The task:
All the data must be output exactly as given.

Saved entries:
- Opening Delimiter -
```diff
diff --git a/visual-odom-pipeline_amd/vo_mi355x/_lib.py b/visual-odom-pipeline_amd/vo_mi355x/_lib.py
--- a/visual-odom-pipeline_amd/vo_mi355x/_lib.py
+++ b/visual-odom-pipeline_amd/vo_mi355x/_lib.py
@@ -56,11 +56,11 @@
 
 TUNING_FIELDS = ("ba_kernels", "ba_lanes", "ba_threads", "ba_pitch_pad", "ba_chunks", "ba_workgroups", "ba_workgroup_cap", "ba_fold", "klt_waves", "klt_pair",
                  "st_two_kernels", "st_band_rows", "st_separate_nms", "st_keep_eig", "st_host_limit", "xcd_remap_off", "gate_groups", "reserve_cus",
-                 "gather_workgroups")
+                 "gather_workgroups", "klt_reuse")
 
 
 class Tuning(C.Structure):
-    _fields_ = [(k, C.c_int32) for k in TUNING_FIELDS] + [("reserved", C.c_int32 * 13)]
+    _fields_ = [(k, C.c_int32) for k in TUNING_FIELDS] + [("reserved", C.c_int32 * 12)]
 
 
 class PnpParams(C.Structure):
```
- Closing Delimiter -
Problem solution:
```diff
diff --git a/visual-odom-pipeline_amd/vo_mi355x/_lib.py b/visual-odom-pipeline_amd/vo_mi355x/_lib.py
--- a/visual-odom-pipeline_amd/vo_mi355x/_lib.py
+++ b/visual-odom-pipeline_amd/vo_mi355x/_lib.py
@@ -56,11 +56,11 @@
 
 TUNING_FIELDS = ("ba_kernels", "ba_lanes", "ba_threads", "ba_pitch_pad", "ba_chunks", "ba_workgroups", "ba_workgroup_cap", "ba_fold", "klt_waves", "klt_pair",
                  "st_two_kernels", "st_band_rows", "st_separate_nms", "st_keep_eig", "st_host_limit", "xcd_remap_off", "gate_groups", "reserve_cus",
-                 "gather_workgroups")
+                 "gather_workgroups", "klt_reuse")
 
 
 class Tuning(C.Structure):
-    _fields_ = [(k, C.c_int32) for k in TUNING_FIELDS] + [("reserved", C.c_int32 * 13)]
+    _fields_ = [(k, C.c_int32) for k in TUNING_FIELDS] + [("reserved", C.c_int32 * 12)]
 
 
 class PnpParams(C.Structure):
```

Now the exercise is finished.